BEGIN
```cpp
int hvn_internal_run_one(const hvn_op *op, int batch, hipStream_t s)
{
    switch (op->kind) {
    case HVN_OP_CONV0: {
        Conv0Args a;
        set_view(op->x, a.img, a.isn, a.isy, a.isx);
        a.isc = op->x.sc ? op->x.sc : 1;
        a.is_f32 = op->x_dtype;
        a.H = op->x.h; a.W = op->x.w;
        a.w = op->w; a.bias = op->bias;
        set_view(op->y, a.y, a.ysn, a.ysy, a.ysx);
        a.N = batch; a.Ho = op->y.h; a.Wo = op->y.w; a.pad = op->pad_t; a.relu = op->relu; a.out_bf16 = op->act_dtype == 1;
        if (op->kh != 7 || op->kw != 7 || op->x.c != 3 || op->y.c != 64 || !op->w || !op->bias || !op->x.base || !op->y.base)
            return hvn_fail(HVN_E_ARG, "conv0: expects 7x7x3->64 with bias, a non-null image and output");
        if (!aligned16(a.y) || !strides_ok(op->y, 3)) return hvn_fail(HVN_E_ARG, "conv0: output view not 16-byte aligned");
        return hvn_launch_status(hvn_launch_conv0(a, s), "conv0");
    }
    case HVN_OP_CONV: {
        ConvArgs a;
        memset(&a, 0, sizeof(a));
        set_view(op->x, a.x, a.xsn, a.xsy, a.xsx);
        a.H = op->x.h; a.W = op->x.w; a.Cin = op->x.c;
        a.w = op->w; a.bias = op->bias;
        a.pre_s = op->pre_scale; a.pre_b = op->pre_shift;
        a.post_s = op->post_scale; a.post_b = op->post_shift;
        set_view(op->res, a.res, a.rsn, a.rsy, a.rsx);
        set_view(op->y, a.y, a.ysn, a.ysy, a.ysx);
        a.N = batch; a.Ho = op->y.h; a.Wo = op->y.w; a.Cout = op->cout;
        a.KH = op->kh; a.KW = op->kw; a.stride = op->stride; a.pad_t = op->pad_t; a.pad_l = op->pad_l;
        a.relu = op->relu;
        a.groups = op->groups > 1 ? op->groups : 1;
        set_view(op->x2, a.x2, a.x2sn, a.x2sy, a.x2sx);
        a.Cin2 = a.x2 ? op->x2.c : 0;
        a.stride2 = op->_rsv > 0 ? op->_rsv : 1;
        if (a.x2 && (op->kh != 1 || op->kw != 1 || a.stride != 1 || a.Cin2 % 32 || !aligned16(a.x2) || !strides_ok(op->x2, 3) ||
                     a.pre_s || (long)(a.Ho - 1) * a.stride2 >= op->x2.h || (long)(a.Wo - 1) * a.stride2 >= op->x2.w))
            return hvn_fail(HVN_E_ARG, "conv: second input needs a 1x1 stride-1 op without prologue and a view that covers the output grid");
        a.M = (long)batch * a.Ho * a.Wo;
        if (!a.x || !a.w || !a.y) return hvn_fail(HVN_E_ARG, "conv: null pointer");
        if (a.Cin % 32) return hvn_fail(HVN_E_ARG, "conv: input channels must be a multiple of 32 (got %d)", a.Cin);
        if (!aligned16(a.x) || !aligned16(a.w) || !strides_ok(op->x, 3))
            return hvn_fail(HVN_E_ARG, "conv: input view / weights not 16-byte aligned");
        if ((a.pre_s && !aligned16(a.pre_s)) || (a.pre_b && !aligned16(a.pre_b)) || (!a.pre_s != !a.pre_b))
            return hvn_fail(HVN_E_ARG, "conv: prologue vectors must be 16-byte aligned and come in pairs");
        if (!a.post_s != !a.post_b) return hvn_fail(HVN_E_ARG, "conv: epilogue affine must come in pairs");
        if (op->y.c != op->cout) return hvn_fail(HVN_E_ARG, "conv: output view channels != cout");
        a.nbatch = op->nbatch > 1 ? op->nbatch : 1;
        a.xb = op->batch_stride[0]; a.wb = op->batch_stride[1]; a.yb = op->batch_stride[2];
        if (a.nbatch > 1 && ((a.xb | a.wb | a.yb) & 3)) return hvn_fail(HVN_E_ARG, "conv: batch strides must keep 16-byte alignment");
        const bool bf16 = op->act_dtype == 1;
        if (bf16 && (!strides_ok(op->x, 7) || (a.x2 && !strides_ok(op->x2, 7)) || a.nbatch > 1))
            return hvn_fail(HVN_E_ARG, "conv(bf16): input strides must be multiples of 8 elements; no batched launch");
        if (g_prof) prof_mark(s);
        const bool x3 = op->act_dtype == 2 || op->act_dtype == 3;
        if (x3 && (a.groups > 1 || (a.nbatch > 1 && (a.wb & 7)))) return hvn_fail(HVN_E_ARG, "conv(bf16x3): no grouped convs; batch stride of the planes must keep 16-byte alignment");
        int rc;
        if (bf16 && (op->tile_n == 896 || op->tile_n == 640))
            rc = hvn_launch_conv_bf16g(a, op->tile_n == 896 ? 256 : 128, s);
        else if (bf16)
            rc = hvn_launch_conv_bf16(a, op->tile_n, s);
        else if (x3 && (op->tile_n == 896 || op->tile_n == 640))
            rc = hvn_launch_conv_x3g(a, op->tile_n == 896 ? 256 : 128, op->act_dtype == 3 ? 6 : 9, s);
        else
            rc = x3 ? hvn_launch_conv_x3(a, op->tile_n, op->act_dtype == 3 ? 6 : 9, s) : hvn_launch_conv(a, op->tile_n, s);
        if (g_prof) prof_mark(s);
        if (rc) return hvn_fail(rc, "conv: launch failed (tile_n=%d)", op->tile_n);
        return HVN_OK;
    }
    case HVN_OP_CHAIN: {
        ChainArgs a;
        memset(&a, 0, sizeof(a));
        set_view(op->x, a.x, a.xsn, a.xsy, a.xsx);
        a.K1 = op->x.c;
        set_view(op->x2, a.x2, a.x2sn, a.x2sy, a.x2sx);
        a.K1b = a.x2 ? op->x2.c : 0;
        a.stride2 = op->_rsv > 0 ? op->_rsv : 1;
        a.w1 = op->w;
        set_view(op->res, a.res, a.rsn, a.rsy, a.rsx);
        set_view(op->y, a.y, a.ysn, a.ysy, a.ysx);
        a.C = op->cout;
        a.post_s = op->post_scale; a.post_b = op->post_shift;
        a.pre_s = op->pre_scale; a.pre_b = op->pre_shift;
        a.w2 = op->w2; a.bias2 = op->bias2; a.relu2 = 1;
        set_view(op->y2, a.y2, a.y2sn, a.y2sy, a.y2sx);
        a.N2 = op->cout2;
        a.N = batch; a.Ho = op->y.h; a.Wo = op->y.w;
        a.M = (long)batch * a.Ho * a.Wo;
        a.bm = op->tile_n == 64 ? 64 : 128;
        const bool cx3 = op->act_dtype == 2 || op->act_dtype == 3;
        const bool cbf = op->act_dtype == 1;
        if (op->act_dtype != 0 && !cx3 && !cbf) return hvn_fail(HVN_E_ARG, "chain: act_dtype 0 (fp32), 1 (bf16) or 2 | 3 (fp32 with bf16x3 products)");
        const char *form = cbf ? " (bf16)" : "";
        const bool channels_ok = cbf ? hvn_chain_bf16_supported(a.K1, a.K1b, a.C, a.N2) != 0
                                     : hvn_chain_supported(a.C, a.N2) && !(a.K1 % 32 || a.K1b % 32 || a.K1 + a.K1b < 64);
        const long stride_mask = cbf ? 7 : 3;
        if (!a.x || !a.w1 || !a.y || !a.w2 || !a.y2) return hvn_fail(HVN_E_ARG, "chain: null pointer");
        if (op->kh != 1 || op->kw != 1 || op->stride != 1 || op->pad_t || op->pad_l || op->relu || op->bias)
            return hvn_fail(HVN_E_ARG, "chain: the first conv is a plain 1x1 (no bias / relu of its own)");
        if (!channels_ok || op->y.c != a.C || op->y2.c != a.N2)
            return hvn_fail(HVN_E_ARG, "chain%s: needs %s, cout2 in {64, 128} (cout2 = %d)", form,
                            cbf ? "input channels in slabs of 64 (64 or 128 in all), cout % 256 == 0" : "input channels in slabs of 32 (>= 64), cout % 64 == 0", a.N2);
        if (op->x.h != a.Ho || op->x.w != a.Wo || op->y2.h != a.Ho || op->y2.w != a.Wo ||
            (a.x2 && ((long)(a.Ho - 1) * a.stride2 >= op->x2.h || (long)(a.Wo - 1) * a.stride2 >= op->x2.w)))
            return hvn_fail(HVN_E_ARG, "chain: views do not cover the output grid");
        if (a.res && (a.rsn != a.ysn || a.rsy != a.ysy || a.rsx != a.ysx || op->res.c != a.C))
            return hvn_fail(HVN_E_ARG, "chain: the residual view must have the output's strides");
        if (!aligned16(a.x) || !aligned16(a.w1) || !aligned16(a.w2) || !aligned16(a.y) || !aligned16(a.y2) || (a.res && !aligned16(a.res)) ||
            (a.x2 && !aligned16(a.x2)) || !strides_ok(op->x, stride_mask) || !strides_ok(op->y, stride_mask) || !strides_ok(op->y2, stride_mask) ||
            !strides_ok(op->x2, stride_mask))
            return hvn_fail(HVN_E_ARG, "chain%s: views / weights not 16-byte aligned", form);
        if ((!a.pre_s != !a.pre_b) || (!a.post_s != !a.post_b) || (a.pre_s && (!aligned16(a.pre_s) || !aligned16(a.pre_b))) ||
            (a.post_s && (!aligned16(a.post_s) || !aligned16(a.post_b))) || (a.bias2 && !aligned16(a.bias2)))
            return hvn_fail(HVN_E_ARG, "chain: per-channel vectors must be 16-byte aligned and come in pairs");
        if (g_prof) prof_mark(s);
        int rc;
        if (cbf)
            rc = hvn_launch_conv_chain_bf16(a, s);
        else if (cx3 && op->tile_n == 1152)
            rc = hvn_launch_conv_chain_x3r(a, op->act_dtype == 3 ? 6 : 9, s);
        else
            rc = cx3 ? hvn_launch_conv_chain_x3(a, op->act_dtype == 3 ? 6 : 9, s) : hvn_launch_conv_chain(a, s);
        if (g_prof) prof_mark(s);
        if (rc) return hvn_fail(rc, "chain%s: launch failed (cout2=%d)", form, a.N2);
        return HVN_OK;
    }
    case HVN_OP_WINO_IN:
    case HVN_OP_WINO_OUT: {
        WinoArgs a;
        const bool in = op->kind == HVN_OP_WINO_IN;
        set_view(op->x, a.x, a.xsn, a.xsy, a.xsx);
        set_view(op->y, a.y, a.ysn, a.ysy, a.ysx);
        a.mat = op->w; a.bias = op->bias;
        a.N = batch; a.H = in ? op->x.h : op->y.h; a.W = in ? op->x.w : op->y.w; a.C = in ? op->x.c : op->y.c;
        a.ty = op->kh; a.tx = op->kw; a.pad = op->pad_t; a.relu = op->relu;
        a.accum = (!in && op->res.base != nullptr) ? 1 : 0;
        a.lo = nullptr; a.lsn = a.lsy = a.lsx = 0;
        if (in && op->res.base) {
            set_view(op->res, a.lo, a.lsn, a.lsy, a.lsx);
            if (op->res.h * 2 != op->x.h || op->res.w * 2 != op->x.w || op->res.c != op->x.c || !aligned16(a.lo) || !strides_ok(op->res, 3))
                return hvn_fail(HVN_E_ARG, "wino_in: the half-resolution input must be x.h/2 x x.w/2 x x.c and 16-byte aligned");
        }
        if (a.accum && op->res.base != op->y.base) return hvn_fail(HVN_E_ARG, "wino_out: res must alias y (accumulate in place)");
        const int n2 = in ? op->y.h : op->x.h;
        if (op->stride > 1 && op->_rsv > 1) {
            a.m = op->stride; a.r = op->_rsv;
        } else {
            a.m = n2 == 36 ? 2 : n2 == 64 ? 4 : n2 == 100 ? 6 : 0; a.r = 5;
        }
// ... 346 lines not shown
```

### hover_net_amd/csrc/hvn_conv.hip

```cpp
#include <hip/hip_runtime.h>
#include <stdint.h>
#include <stdio.h>
#include <stdlib.h>

#include <vector>

#include <type_traits>

#include "hvn_conv_common.h"

#define BK 32
#define LDS_LD 32
#ifndef HVN_TRACE_FINE
#define HVN_TRACE_FINE 0
#endif
#define HVN_TRACE_WORDS (HVN_TRACE_FINE ? 8 : 4)

template <int BM, int BN, int WAVES_M, int WAVES_N, bool PADDED, bool GROUPED = false, bool HAS_PRE = true, bool HAS_X2 = false>
__global__ __launch_bounds__(256, (BN <= 64 && BM <= 128) ? 3 : 2) void hvn_conv_igemm_f32(ConvArgs p)
{
    unsigned long long t_start = 0, t_kend = 0;
    if (p.dbg) t_start = __builtin_readcyclecounter();
    if (p.nbatch > 1) {
        p.x += (long)blockIdx.y * p.xb;
// ... 359 lines not shown
            ++e_oy;
        }
        while (e_oy >= (unsigned)p.Ho) {
            e_oy -= (unsigned)p.Ho;
            ++e_n;
        }
        const int rr = erow0 + it * RPP;
        f32x4 v = *(const f32x4 *)(ep + rr * EP_LD + ecol);
        v.x = fmaxf(v.x + bias.x, relu_lo);
        v.y = fmaxf(v.y + bias.y, relu_lo);
        v.z = fmaxf(v.z + bias.z, relu_lo);
        v.w = fmaxf(v.w + bias.w, relu_lo);
        v += rall[it];
        v.x = fmaxf(fmaf(v.x, qs.x, qb.x), post_lo);
        v.y = fmaxf(fmaf(v.y, qs.y, qb.y), post_lo);
        v.z = fmaxf(fmaf(v.z, qs.z, qb.z), post_lo);
        v.w = fmaxf(fmaf(v.w, qs.w, qb.w), post_lo);
        vout[it] = v;
    }
#pragma unroll
    for (int it = 0; it < NIT; ++it) asm volatile("" : "+v"(vout[it]), "+v"(yoffs[it]));
    __builtin_amdgcn_sched_barrier(0);
#if HVN_TRACE_FINE
    if (p.dbg) t_f[2] = __builtin_readcyclecounter();
#endif
#pragma unroll
    for (int it = 0; it < NIT; ++it)
        if (oks[it]) *(f32x4 *)(p.y + yoffs[it]) = vout[it];
#if HVN_TRACE_FINE
    if (p.dbg) t_f[3] = __builtin_readcyclecounter();
#endif
    if (p.dbg && tid == 0) {
        asm volatile("s_waitcnt vmcnt(0)" ::: "memory");
        unsigned long long *d = p.dbg + (unsigned long long)HVN_TRACE_WORDS * (blockIdx.x + (unsigned long long)gridDim.x * blockIdx.y);
#if HVN_TRACE_FINE
        d[4] = t_f[0];
        d[5] = t_f[1];
        d[6] = t_f[2];
        d[7] = t_f[3];
#endif
        d[0] = t_start;
        d[1] = t_kend;
        d[2] = __builtin_readcyclecounter();
        d[3] = (unsigned long long)__builtin_amdgcn_s_getreg(4 | (0 << 6) | ((32 - 1) << 11)) |
               ((unsigned long long)__builtin_amdgcn_s_getreg(6 | (0 << 6) | ((8 - 1) << 11)) << 32);
    }
}
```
END
_Work to complete_
Search the entries for "lines" and copy each matching line.

_Task answer_
// ... 346 lines not shown
// ... 359 lines not shown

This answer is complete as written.